Sexta-feira, 17.07.20

O PARVO - O DETECTIVE DAS PALAVRAS

Olá!

   Sou o Luís, mais conhecido como o Detective das Palavras.

   E sabem? Eu até gosto que me chamem assim. É que eu adoro ler histórias de detectives. E, de palavras, então, nem calculam como eu gosto delas! Aliás, sem palavras, não há histórias. Nem de detectives nem de coisa nenhuma.

   Quando ouço uma palavra que nunca antes tinha ouvido ou quando tenho uma dúvida sobre alguma das que já conheço, a minha curiosidade não me deixa parar até ficar a saber aquilo que antes não sabia. Nem imaginam as descobertas que eu já fiz.
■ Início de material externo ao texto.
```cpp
template <int M, bool ZL, bool PAR>
__device__ __forceinline__ void backtrace_rc_body(const Lattice *__restrict__ lats, const int32_t *meta, int n_lats)
{
    const int which = PAR ? __builtin_amdgcn_readfirstlane(lattice_of_chunk(lats, n_lats, (int64_t)blockIdx.x)) : (int)blockIdx.x;
    const Lattice &d = lats[which];
    const int lane = threadIdx.x;
    if (!PAR && __builtin_amdgcn_readfirstlane(d.par)) return;
    const int32_t *mt = meta + 4 * (size_t)d.idx;
    const int flags = __builtin_amdgcn_readfirstlane(mt[2]);
    if (flags & (kFlagExact | kFlagDeclined)) return;
    if (((flags & kFlagZeroLabel) != 0) != ZL) return;
    if (__builtin_amdgcn_readfirstlane(mt[0]) != kStatusOk) return;
    int p = __builtin_amdgcn_readfirstlane(mt[1]);
    if (p < 0) return;
    const uint32_t T = (uint32_t)__builtin_amdgcn_readfirstlane(d.T);
    const uint32_t L = (uint32_t)__builtin_amdgcn_readfirstlane(d.L);
    const uint32_t B = (uint32_t)__builtin_amdgcn_readfirstlane(d.beam);
    const uint32_t halfB = B >> 1;
    const uint32_t dq = L / T, dr = L % T;
    const float NINF = ninf();
    const char *lp = reinterpret_cast<const char *>(d.lp);
    const size_t ldb = (size_t)d.ld * 4;
    const uint32_t col_off = (lane < d.V ? (uint32_t)lane : 0u) * 4u;
    gci32_t labx = (gci32_t)d.labx;
    const char *ck = reinterpret_cast<const char *>(d.bp);
    const uint32_t ck_mask = (uint32_t)__builtin_amdgcn_readfirstlane((int)d.ck_mask);
    const size_t ck_pitch = (size_t)(uint32_t)__builtin_amdgcn_readfirstlane(d.ck_pitch);
    gi32_t path = (gi32_t)d.path;
    gi32_t lab_out = (gi32_t)d.lab_out;
    gf32_t sc_out = (gf32_t)d.sc_out;

    uint32_t t0 = ((T - 1) / kCkFrames) * kCkFrames;
    if constexpr (PAR) {
        const uint32_t c = (uint32_t)((int64_t)blockIdx.x - d.chunk0);
        t0 = c * kCkFrames;
        p = __builtin_amdgcn_readfirstlane(d.entry[c]);
    }
    const auto uni = [](uint64_t v) { return (uint32_t)__builtin_amdgcn_readfirstlane((int)(uint32_t)v); };
    uint32_t q0 = uni(((uint64_t)L * t0) / T), r0 = uni(((uint64_t)L * t0) % T);
    const uint32_t D32 = uni(((uint64_t)L * kCkFrames) / T), R32 = uni(((uint64_t)L * kCkFrames) % T);
    const float inv_T = 1.0f / (float)T;

    for (;;) {
        const int n = (int)(T - t0 < (uint32_t)kCkFrames ? T - t0 : (uint32_t)kCkFrames);
        const int wlo = __builtin_amdgcn_readfirstlane((p > 96 ? p - 96 : 0) & ~1);
        const int pb = wlo + 2 * lane;
        int lab4;
        asm volatile("global_load_dword %0, %1, %2" : "=v"(lab4) : "v"((uint32_t)lane * 4u), "s"(labx + (wlo >> 1)) : "memory");
        f32x2 ckv = {NINF, NINF};
        if (t0 != 0) {
            const uint32_t off = ((uint32_t)pb & ck_mask) * 4u;
            asm volatile("global_load_dwordx2 %0, %1, %2" : "=v"(ckv) : "v"(off), "s"(ck + ((size_t)(t0 / kCkFrames) - 1) * ck_pitch) : "memory");
        }
        float rows[kCkFrames];
        {
            const char *rp = lp + (size_t)t0 * ldb;
            if (n == kCkFrames) {
#pragma unroll
                for (int f = 0; f < kCkFrames; ++f) {
                    rows[f] = row_load(col_off, rp);
                    rp += ldb;
                }
            } else {
#pragma unroll
                for (int f = 0; f < kCkFrames; ++f) {
                    rows[f] = row_load(col_off, rp);
                    rp += (f + 1 < n) ? ldb : 0;
                }
            }
        }
        asm volatile("s_waitcnt vmcnt(%2)" : "+v"(lab4), "+v"(ckv) : "i"(kCkFrames) : "memory");
        const float veto = lab4 == 0 ? NINF : __builtin_inff();
        float sb, sl;
        if (t0 == 0) {
            sb = pb == 0 ? 0.0f : NINF;
            sl = NINF;
        } else {
            const uint32_t qm = r0 >= dr ? q0 - dq : q0 - dq - 1;
            const int32_t dl = (int32_t)qm - (int32_t)halfB;
            const uint32_t lo1 = (uint32_t)(dl > 0 ? dl : 0);
            const uint32_t hi1 = (L - lo1 < B) ? L : lo1 + B;
            sb = ((uint32_t)pb >= lo1 && (uint32_t)pb < hi1 && lane < kRcLanes) ? ckv.x : NINF;
            sl = ((uint32_t)pb + 1 >= lo1 && (uint32_t)pb + 1 < hi1 && lane < kRcLanes) ? ckv.y : NINF;
        }
        uint32_t codes[kCkFrames / 8] = {};
        const auto div_T = [&](uint32_t x) {
            uint32_t qe = (uint32_t)((float)x * inv_T);
            qe -= (qe * T > x) ? 1u : 0u;
            qe += (x - qe * T >= T) ? 1u : 0u;
            return qe;
        };
        const uint32_t qnum = r0 + (uint32_t)lane * dr;
        const uint32_t qa = q0 + (uint32_t)lane * dq + div_T(qnum);
        uint64_t mask_b = 0, mask_l = 0;
        const auto band_masks = [&](int f) {
            const uint32_t q = (uint32_t)__builtin_amdgcn_readlane((int)qa, f);
            const int32_t dl = (int32_t)q - (int32_t)halfB;
            const int32_t lo = dl > 0 ? dl : 0;
            const int32_t hi = (L - (uint32_t)lo < B) ? (int32_t)L : lo + (int32_t)B;
            int32_t x = lo - wlo, y = hi - wlo;
            x = x < 0 ? 0 : x;
            y = y < 0 ? 0 : y;
            asm("" : "+s"(x), "+s"(y));
            x = x > 2 * kRcLanes ? 2 * kRcLanes : x;
            y = y > 2 * kRcLanes ? 2 * kRcLanes : y;
            const uint32_t xb = (uint32_t)(x + 1) >> 1, yb = (uint32_t)(y + 1) >> 1, xl = (uint32_t)x >> 1, yl = (uint32_t)y >> 1;
            mask_b = lane_field(yb - xb, xb);
            mask_l = lane_field(yl - xl, xl);
        };
        if constexpr (M == 4) {
            bool open = false;
            if (t0 != 0 && n == kCkFrames) {
                const uint32_t q_last = (uint32_t)__builtin_amdgcn_readlane((int)qa, kCkFrames - 1);
                const int32_t dl_last = (int32_t)q_last - (int32_t)halfB;
                const uint32_t qm = r0 >= dr ? q0 - dq : q0 - dq - 1;
                const int32_t dl = (int32_t)qm - (int32_t)halfB;
                const uint32_t lo1 = (uint32_t)(dl > 0 ? dl : 0);
                const uint32_t hi1 = (L - lo1 < B) ? L : lo1 + B;
                open = wlo > 0 && dl_last <= wlo && (uint32_t)p < hi1;
            }
            const int zero = 0;
            float e0c, elc, e0n, eln;
            row_wait_n(rows[0], kCkFrames - 1);
            asm volatile("ds_bpermute_b32 %0, %2, %4\n\t"
                         "v_readfirstlane_b32 %1, %4\n\t"
                         "s_waitcnt lgkmcnt(0)"
                         : "=&v"(elc), "=&s"(e0c) : "v"(lab4), "v"(zero), "v"(rows[0]) : "memory");
            uint32_t moves = 0;
            const uint32_t open_bit = (uint32_t)__builtin_amdgcn_readfirstlane(open ? 1 : 0);
            if (open_bit) {
                sb = ckv.x;
                sl = ckv.y;
            } else {
                const uint32_t qb = q0 + (uint32_t)(lane + 1) * dq + div_T(qnum + dr);
                moves = (uint32_t)__builtin_amdgcn_ballot_w64(qa != qb) << 1 | 1u;
            }
            asm volatile("s_nop 1" : "+v"(sb), "+v"(sl));
#pragma unroll
            for (int f = 0; f < kCkFrames; ++f) {
                if ((moves >> f) & 1u) band_masks(f);
                if (f + 1 < kCkFrames) row_wait_n(rows[f + 1], kCkFrames - 2 - f);
                rc_frame4<ZL>(sb, sl, codes[f >> 3], e0c, elc, e0n, eln, rows[f + 1 < kCkFrames ? f + 1 : f], lab4, zero, veto,
                              open_bit, mask_b, mask_l, NINF);
                e0c = e0n;
                elc = eln;
            }
        } else {
            const uint32_t qb = q0 + (uint32_t)(lane + 1) * dq + div_T(qnum + dr);
            const uint32_t moves = (uint32_t)__builtin_amdgcn_ballot_w64(qa != qb);
#pragma unroll
            for (int f = 0; f < kCkFrames; ++f) {
                if (f == 0 || ((moves >> (f > 0 ? f - 1 : 0)) & 1u)) band_masks(f);
                row_wait_n(rows[f], kCkFrames - 1 - f);
                const float el = bperm(lab4, rows[f]);
                const float e0 = first_lane(rows[f]);
                const float L1 = wave_ror1(sl);
                const float B1 = wave_ror1(sb);
                const float L2 = wave_ror1(L1);
                uint32_t &word = codes[f >> 3];
                if ((f & 7) == 0) word = 0;
                float mb, ml;
                cell_blank<M>(sb, L1, L2, e0, mb, word);
                cell_label<M, ZL>(sl, sb, L1, B1, el, veto, ml, word);
                sb = select_by_mask(NINF, mb, mask_b);
                sl = select_by_mask(NINF, ml, mask_l);
            }
        }
#pragma unroll
        for (int g = 0; g < kCkFrames / 8; ++g) codes[g] = rc_blank_to_uniform(codes[g]);
        int pathv = 0;
        int qq = p - wlo;
        int labv = 0;
        float scv = 0.0f;
        if (n == kCkFrames)
            rc_walk_out<true>(codes, rows, lab4, n, qq, pathv, labv, scv);
        else
            rc_walk_out<false>(codes, rows, lab4, n, qq, pathv, labv, scv);
        if (lane < n) {
            path[t0 + lane] = pathv + wlo;
            lab_out[t0 + lane] = labv;
            sc_out[t0 + lane] = scv;
        }
        p = qq + wlo;
        if (PAR || t0 == 0) break;
        t0 -= kCkFrames;
        q0 -= D32;
        if (r0 < R32) { r0 += T; q0 -= 1; }
        r0 -= R32;
    }
}

template <int M, bool ZL, bool PAR>
__global__ __launch_bounds__(64, kRcMinWaves) void backtrace_rc_kernel(const Lattice *__restrict__ lats, const int32_t *meta, int n_lats)
{
    backtrace_rc_body<M, ZL, PAR>(lats, meta, n_lats);
}
template <int M>
__global__ __launch_bounds__(64, kRcMinWaves) void backtrace_rc_chunks_kernel(const Lattice *__restrict__ lats, const int32_t *meta, int n_lats)
{
    const Lattice &d = lats[__builtin_amdgcn_readfirstlane(lattice_of_chunk(lats, n_lats, (int64_t)blockIdx.x))];
    const int flags = __builtin_amdgcn_readfirstlane(meta[4 * (size_t)d.idx + 2]);
    if (flags & kFlagZeroLabel)
        backtrace_rc_body<M, true, true>(lats, meta, n_lats);
    else
        backtrace_rc_body<M, false, true>(lats, meta, n_lats);
}

__global__ __launch_bounds__(256) void gather_outputs_kernel(const Lattice *__restrict__ lats, const int32_t *meta, int only_flagged)
{
    const Lattice &d = lats[blockIdx.y];
    if (meta[4 * (size_t)d.idx + 1] < 0) return;
    if (only_flagged && !(meta[4 * (size_t)d.idx + 2] & kFlagExact)) return;
    const int T = d.T;
    gci32_t path = (gci32_t)d.path;
    gci32_t labx = (gci32_t)d.labx;
    gcf32_t lp = (gcf32_t)d.lp;
    const size_t ld = (size_t)d.ld;
    for (int base = blockIdx.x * 1024; base < T; base += gridDim.x * 1024) {
        int t[4], pp[4], lab[4];
        float sc[4];
#pragma unroll
        for (int i = 0; i < 4; ++i) {
            t[i] = base + i * 256 + threadIdx.x;
            pp[i] = t[i] < T ? path[t[i]] : 0;
        }
#pragma unroll
        for (int i = 0; i < 4; ++i) lab[i] = (pp[i] & 1) ? (labx[pp[i] >> 1] >> 2) : 0;
#pragma unroll
        for (int i = 0; i < 4; ++i) sc[i] = t[i] < T ? lp[(size_t)t[i] * ld + lab[i]] : 0.0f;
#pragma unroll
        for (int i = 0; i < 4; ++i) {
            if (t[i] < T) {
                ((gi32_t)d.lab_out)[t[i]] = lab[i];
                ((gf32_t)d.sc_out)[t[i]] = sc[i];
            }
        }
    }
}


__global__ __launch_bounds__(64) void backtrace_generic_kernel(const Lattice *__restrict__ lats, const int32_t *meta)
{
    const Lattice &d = lats[blockIdx.x];
    const int lane = threadIdx.x;
    int64_t p = meta[4 * (size_t)d.idx + 1];
    if (p < 0) return;
    const int64_t T = d.T, L = d.L, B = d.beam, W = d.W;
    const uint8_t *bp = reinterpret_cast<const uint8_t *>(d.bp);
    if (lane == 0) {
        for (int64_t t = T - 1; t >= 0; --t) {
            int64_t lo = (L * t) / T - B / 2;
            lo = lo < 0 ? 0 : lo;
            d.path[t] = (int32_t)p;
            p -= bp[(size_t)t * (size_t)W + (size_t)(p - lo)];
        }
    }
}


}
```

Measured before the change: 6.808 billion frames/s.

## Walk backtrace codes two frames per readlane and vectorise label/score outputs

Backpointer codes are repacked with DPP and byte-permute so that one readlane fetches the codes for two consecutive frames. The serial backward walk then takes two steps per cross-lane read, and the label and score lookups move off the serial chain into a post-pass using ds_bpermute and packed columns. The blank-to-uniform conversion is also rewritten with v_bfi. This shortens the dependent scalar chain per frame but adds repacking work and more intricate bit indexing.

   É verdade que, para se ser um bom detective, é preciso ser ágil a resolver problemas e eu, lá isso, costumo ser assim, mas hoje… Olhem, hoje, até parece que estou meio parvo. Só tenho feito parvoíces. Se calhar é influência de uma história que a minha avó me contou ontem: a história do João Parvo. Conhecem? Começa assim: «Era uma vez uma mulher que tinha um filho que se chamava João. Mas ele era, coitadito, meio parvo…» Começa assim, pelo menos quando é a minha avó a contá-la. Nesta história, o João faz tantas mas tantas parvoíces, que a certa altura já não sabemos se havemos de rir ou de chorar.

E eu, hoje, estou quase na mesma: enganei-me nos livros que meti na mochila, vesti a T-shirt do avesso, chamei Miguel ao Pedro, enfim… Ele até me respondeu: — Estás parvo ou quê!?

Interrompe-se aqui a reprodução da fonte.